The response must contain every record, repeated exactly.
○ ○ ○ ○ ○
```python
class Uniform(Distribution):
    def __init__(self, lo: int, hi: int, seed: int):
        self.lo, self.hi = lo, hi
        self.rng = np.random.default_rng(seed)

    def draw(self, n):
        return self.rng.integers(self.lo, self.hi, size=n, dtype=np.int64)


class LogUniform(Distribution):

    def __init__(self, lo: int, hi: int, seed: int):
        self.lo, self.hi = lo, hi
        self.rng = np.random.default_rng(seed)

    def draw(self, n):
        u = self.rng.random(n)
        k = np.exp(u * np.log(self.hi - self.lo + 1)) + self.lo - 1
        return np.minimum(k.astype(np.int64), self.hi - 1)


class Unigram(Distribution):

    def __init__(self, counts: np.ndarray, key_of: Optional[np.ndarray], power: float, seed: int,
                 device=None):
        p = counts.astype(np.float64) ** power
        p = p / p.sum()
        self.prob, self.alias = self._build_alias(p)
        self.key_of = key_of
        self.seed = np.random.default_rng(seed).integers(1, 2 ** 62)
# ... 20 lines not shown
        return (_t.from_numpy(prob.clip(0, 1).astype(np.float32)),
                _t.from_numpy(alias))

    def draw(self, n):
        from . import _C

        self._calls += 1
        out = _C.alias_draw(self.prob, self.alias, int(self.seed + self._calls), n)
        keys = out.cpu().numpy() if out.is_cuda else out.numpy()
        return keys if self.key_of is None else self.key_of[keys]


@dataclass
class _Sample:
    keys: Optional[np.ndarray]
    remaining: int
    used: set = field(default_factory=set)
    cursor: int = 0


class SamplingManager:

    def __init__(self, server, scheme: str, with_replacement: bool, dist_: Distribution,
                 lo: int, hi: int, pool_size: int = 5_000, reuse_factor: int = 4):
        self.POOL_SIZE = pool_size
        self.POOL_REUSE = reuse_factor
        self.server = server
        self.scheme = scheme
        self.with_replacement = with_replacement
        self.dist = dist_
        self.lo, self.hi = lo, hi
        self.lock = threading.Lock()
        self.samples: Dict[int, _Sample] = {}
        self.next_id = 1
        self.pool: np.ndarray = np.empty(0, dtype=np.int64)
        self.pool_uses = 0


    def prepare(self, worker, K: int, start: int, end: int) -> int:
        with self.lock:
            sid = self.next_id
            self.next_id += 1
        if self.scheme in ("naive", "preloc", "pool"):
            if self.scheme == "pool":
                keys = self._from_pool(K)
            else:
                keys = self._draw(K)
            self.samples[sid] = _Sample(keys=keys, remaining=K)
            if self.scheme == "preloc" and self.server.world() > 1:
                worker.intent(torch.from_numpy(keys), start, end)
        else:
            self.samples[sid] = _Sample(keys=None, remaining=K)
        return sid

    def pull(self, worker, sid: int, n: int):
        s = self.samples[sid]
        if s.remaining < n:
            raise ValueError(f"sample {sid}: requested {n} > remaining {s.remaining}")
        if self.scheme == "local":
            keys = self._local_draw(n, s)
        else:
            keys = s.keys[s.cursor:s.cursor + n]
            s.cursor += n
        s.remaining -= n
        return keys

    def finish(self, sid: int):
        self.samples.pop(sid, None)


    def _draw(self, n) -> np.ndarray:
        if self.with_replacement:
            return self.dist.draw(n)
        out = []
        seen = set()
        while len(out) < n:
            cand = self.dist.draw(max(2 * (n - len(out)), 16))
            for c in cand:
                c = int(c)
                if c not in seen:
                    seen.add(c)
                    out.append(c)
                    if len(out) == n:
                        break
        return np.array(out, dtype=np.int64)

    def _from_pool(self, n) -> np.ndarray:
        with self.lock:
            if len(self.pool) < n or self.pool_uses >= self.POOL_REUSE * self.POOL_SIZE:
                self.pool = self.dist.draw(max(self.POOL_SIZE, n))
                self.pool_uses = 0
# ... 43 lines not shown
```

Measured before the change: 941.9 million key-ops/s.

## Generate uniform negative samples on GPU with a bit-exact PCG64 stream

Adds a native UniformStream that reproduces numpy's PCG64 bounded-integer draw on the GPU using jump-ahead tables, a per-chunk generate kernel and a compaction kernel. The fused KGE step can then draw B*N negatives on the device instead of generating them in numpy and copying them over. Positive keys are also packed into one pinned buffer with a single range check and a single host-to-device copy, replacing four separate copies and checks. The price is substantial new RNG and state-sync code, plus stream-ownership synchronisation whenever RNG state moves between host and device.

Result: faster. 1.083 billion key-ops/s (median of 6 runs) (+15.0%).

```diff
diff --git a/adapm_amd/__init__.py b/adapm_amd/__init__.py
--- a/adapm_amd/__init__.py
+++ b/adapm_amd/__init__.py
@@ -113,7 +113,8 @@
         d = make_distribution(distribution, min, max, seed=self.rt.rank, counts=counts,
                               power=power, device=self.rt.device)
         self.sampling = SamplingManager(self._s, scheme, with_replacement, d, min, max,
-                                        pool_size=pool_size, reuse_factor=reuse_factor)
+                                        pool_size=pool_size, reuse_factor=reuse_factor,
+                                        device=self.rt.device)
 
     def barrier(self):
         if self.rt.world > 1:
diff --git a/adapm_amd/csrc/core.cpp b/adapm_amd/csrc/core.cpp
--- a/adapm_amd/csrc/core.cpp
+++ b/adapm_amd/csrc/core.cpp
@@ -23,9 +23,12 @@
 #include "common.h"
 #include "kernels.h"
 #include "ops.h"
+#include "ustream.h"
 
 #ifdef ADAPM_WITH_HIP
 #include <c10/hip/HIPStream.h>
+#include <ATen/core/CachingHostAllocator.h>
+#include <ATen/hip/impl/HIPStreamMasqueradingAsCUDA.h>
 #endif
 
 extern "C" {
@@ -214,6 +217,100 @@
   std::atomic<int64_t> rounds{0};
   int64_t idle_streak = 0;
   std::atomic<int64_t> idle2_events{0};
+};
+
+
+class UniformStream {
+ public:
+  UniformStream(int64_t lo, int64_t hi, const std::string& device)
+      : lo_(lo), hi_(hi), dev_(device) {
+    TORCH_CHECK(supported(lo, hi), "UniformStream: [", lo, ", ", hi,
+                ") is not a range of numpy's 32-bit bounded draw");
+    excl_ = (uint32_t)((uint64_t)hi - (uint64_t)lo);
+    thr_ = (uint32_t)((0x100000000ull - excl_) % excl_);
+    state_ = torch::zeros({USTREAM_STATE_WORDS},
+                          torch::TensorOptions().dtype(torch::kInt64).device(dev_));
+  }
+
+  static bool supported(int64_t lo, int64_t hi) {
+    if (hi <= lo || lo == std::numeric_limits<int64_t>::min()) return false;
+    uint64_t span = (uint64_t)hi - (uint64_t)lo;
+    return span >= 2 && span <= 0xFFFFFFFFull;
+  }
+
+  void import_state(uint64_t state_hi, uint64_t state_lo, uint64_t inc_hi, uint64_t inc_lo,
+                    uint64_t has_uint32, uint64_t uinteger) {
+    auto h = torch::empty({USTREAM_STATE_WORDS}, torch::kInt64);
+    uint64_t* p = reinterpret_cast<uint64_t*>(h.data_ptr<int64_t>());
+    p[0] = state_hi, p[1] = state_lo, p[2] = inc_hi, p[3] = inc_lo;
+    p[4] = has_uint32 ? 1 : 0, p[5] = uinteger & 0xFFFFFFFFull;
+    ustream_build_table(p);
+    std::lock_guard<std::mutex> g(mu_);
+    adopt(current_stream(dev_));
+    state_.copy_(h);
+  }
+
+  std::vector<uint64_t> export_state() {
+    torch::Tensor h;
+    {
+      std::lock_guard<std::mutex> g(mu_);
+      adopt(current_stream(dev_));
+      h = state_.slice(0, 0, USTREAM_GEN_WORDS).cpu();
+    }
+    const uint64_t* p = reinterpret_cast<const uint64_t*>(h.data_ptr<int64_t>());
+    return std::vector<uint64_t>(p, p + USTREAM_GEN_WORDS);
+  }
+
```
○ ○ ○ ○ ○
RESPONSE TO THIS TASK:
```python
class Uniform(Distribution):
    def __init__(self, lo: int, hi: int, seed: int):
        self.lo, self.hi = lo, hi
        self.rng = np.random.default_rng(seed)

    def draw(self, n):
        return self.rng.integers(self.lo, self.hi, size=n, dtype=np.int64)


class LogUniform(Distribution):

    def __init__(self, lo: int, hi: int, seed: int):
        self.lo, self.hi = lo, hi
        self.rng = np.random.default_rng(seed)

    def draw(self, n):
        u = self.rng.random(n)
        k = np.exp(u * np.log(self.hi - self.lo + 1)) + self.lo - 1
        return np.minimum(k.astype(np.int64), self.hi - 1)


class Unigram(Distribution):

    def __init__(self, counts: np.ndarray, key_of: Optional[np.ndarray], power: float, seed: int,
                 device=None):
        p = counts.astype(np.float64) ** power
        p = p / p.sum()
        self.prob, self.alias = self._build_alias(p)
        self.key_of = key_of
        self.seed = np.random.default_rng(seed).integers(1, 2 ** 62)
# ... 20 lines not shown
        return (_t.from_numpy(prob.clip(0, 1).astype(np.float32)),
                _t.from_numpy(alias))

    def draw(self, n):
        from . import _C

        self._calls += 1
        out = _C.alias_draw(self.prob, self.alias, int(self.seed + self._calls), n)
        keys = out.cpu().numpy() if out.is_cuda else out.numpy()
        return keys if self.key_of is None else self.key_of[keys]


@dataclass
class _Sample:
    keys: Optional[np.ndarray]
    remaining: int
    used: set = field(default_factory=set)
    cursor: int = 0


class SamplingManager:

    def __init__(self, server, scheme: str, with_replacement: bool, dist_: Distribution,
                 lo: int, hi: int, pool_size: int = 5_000, reuse_factor: int = 4):
        self.POOL_SIZE = pool_size
        self.POOL_REUSE = reuse_factor
        self.server = server
        self.scheme = scheme
        self.with_replacement = with_replacement
        self.dist = dist_
        self.lo, self.hi = lo, hi
        self.lock = threading.Lock()
        self.samples: Dict[int, _Sample] = {}
        self.next_id = 1
        self.pool: np.ndarray = np.empty(0, dtype=np.int64)
        self.pool_uses = 0


    def prepare(self, worker, K: int, start: int, end: int) -> int:
        with self.lock:
            sid = self.next_id
            self.next_id += 1
        if self.scheme in ("naive", "preloc", "pool"):
            if self.scheme == "pool":
                keys = self._from_pool(K)
            else:
                keys = self._draw(K)
            self.samples[sid] = _Sample(keys=keys, remaining=K)
            if self.scheme == "preloc" and self.server.world() > 1:
                worker.intent(torch.from_numpy(keys), start, end)
        else:
            self.samples[sid] = _Sample(keys=None, remaining=K)
        return sid

    def pull(self, worker, sid: int, n: int):
        s = self.samples[sid]
        if s.remaining < n:
            raise ValueError(f"sample {sid}: requested {n} > remaining {s.remaining}")
        if self.scheme == "local":
            keys = self._local_draw(n, s)
        else:
            keys = s.keys[s.cursor:s.cursor + n]
            s.cursor += n
        s.remaining -= n
        return keys

    def finish(self, sid: int):
        self.samples.pop(sid, None)


    def _draw(self, n) -> np.ndarray:
        if self.with_replacement:
            return self.dist.draw(n)
        out = []
        seen = set()
        while len(out) < n:
            cand = self.dist.draw(max(2 * (n - len(out)), 16))
            for c in cand:
                c = int(c)
                if c not in seen:
                    seen.add(c)
                    out.append(c)
                    if len(out) == n:
                        break
        return np.array(out, dtype=np.int64)

    def _from_pool(self, n) -> np.ndarray:
        with self.lock:
            if len(self.pool) < n or self.pool_uses >= self.POOL_REUSE * self.POOL_SIZE:
                self.pool = self.dist.draw(max(self.POOL_SIZE, n))
                self.pool_uses = 0
# ... 43 lines not shown
```

Measured before the change: 941.9 million key-ops/s.

## Generate uniform negative samples on GPU with a bit-exact PCG64 stream

Adds a native UniformStream that reproduces numpy's PCG64 bounded-integer draw on the GPU using jump-ahead tables, a per-chunk generate kernel and a compaction kernel. The fused KGE step can then draw B*N negatives on the device instead of generating them in numpy and copying them over. Positive keys are also packed into one pinned buffer with a single range check and a single host-to-device copy, replacing four separate copies and checks. The price is substantial new RNG and state-sync code, plus stream-ownership synchronisation whenever RNG state moves between host and device.

Result: faster. 1.083 billion key-ops/s (median of 6 runs) (+15.0%).

```diff
diff --git a/adapm_amd/__init__.py b/adapm_amd/__init__.py
--- a/adapm_amd/__init__.py
+++ b/adapm_amd/__init__.py
@@ -113,7 +113,8 @@
         d = make_distribution(distribution, min, max, seed=self.rt.rank, counts=counts,
                               power=power, device=self.rt.device)
         self.sampling = SamplingManager(self._s, scheme, with_replacement, d, min, max,
-                                        pool_size=pool_size, reuse_factor=reuse_factor)
+                                        pool_size=pool_size, reuse_factor=reuse_factor,
+                                        device=self.rt.device)
 
     def barrier(self):
         if self.rt.world > 1:
diff --git a/adapm_amd/csrc/core.cpp b/adapm_amd/csrc/core.cpp
--- a/adapm_amd/csrc/core.cpp
+++ b/adapm_amd/csrc/core.cpp
@@ -23,9 +23,12 @@
 #include "common.h"
 #include "kernels.h"
 #include "ops.h"
+#include "ustream.h"
 
 #ifdef ADAPM_WITH_HIP
 #include <c10/hip/HIPStream.h>
+#include <ATen/core/CachingHostAllocator.h>
+#include <ATen/hip/impl/HIPStreamMasqueradingAsCUDA.h>
 #endif
 
 extern "C" {
@@ -214,6 +217,100 @@
   std::atomic<int64_t> rounds{0};
   int64_t idle_streak = 0;
   std::atomic<int64_t> idle2_events{0};
+};
+
+
+class UniformStream {
+ public:
+  UniformStream(int64_t lo, int64_t hi, const std::string& device)
+      : lo_(lo), hi_(hi), dev_(device) {
+    TORCH_CHECK(supported(lo, hi), "UniformStream: [", lo, ", ", hi,
+                ") is not a range of numpy's 32-bit bounded draw");
+    excl_ = (uint32_t)((uint64_t)hi - (uint64_t)lo);
+    thr_ = (uint32_t)((0x100000000ull - excl_) % excl_);
+    state_ = torch::zeros({USTREAM_STATE_WORDS},
+                          torch::TensorOptions().dtype(torch::kInt64).device(dev_));
+  }
+
+  static bool supported(int64_t lo, int64_t hi) {
+    if (hi <= lo || lo == std::numeric_limits<int64_t>::min()) return false;
+    uint64_t span = (uint64_t)hi - (uint64_t)lo;
+    return span >= 2 && span <= 0xFFFFFFFFull;
+  }
+
+  void import_state(uint64_t state_hi, uint64_t state_lo, uint64_t inc_hi, uint64_t inc_lo,
+                    uint64_t has_uint32, uint64_t uinteger) {
+    auto h = torch::empty({USTREAM_STATE_WORDS}, torch::kInt64);
+    uint64_t* p = reinterpret_cast<uint64_t*>(h.data_ptr<int64_t>());
+    p[0] = state_hi, p[1] = state_lo, p[2] = inc_hi, p[3] = inc_lo;
+    p[4] = has_uint32 ? 1 : 0, p[5] = uinteger & 0xFFFFFFFFull;
+    ustream_build_table(p);
+    std::lock_guard<std::mutex> g(mu_);
+    adopt(current_stream(dev_));
+    state_.copy_(h);
+  }
+
+  std::vector<uint64_t> export_state() {
+    torch::Tensor h;
+    {
+      std::lock_guard<std::mutex> g(mu_);
+      adopt(current_stream(dev_));
+      h = state_.slice(0, 0, USTREAM_GEN_WORDS).cpu();
+    }
+    const uint64_t* p = reinterpret_cast<const uint64_t*>(h.data_ptr<int64_t>());
+    return std::vector<uint64_t>(p, p + USTREAM_GEN_WORDS);
+  }
+
```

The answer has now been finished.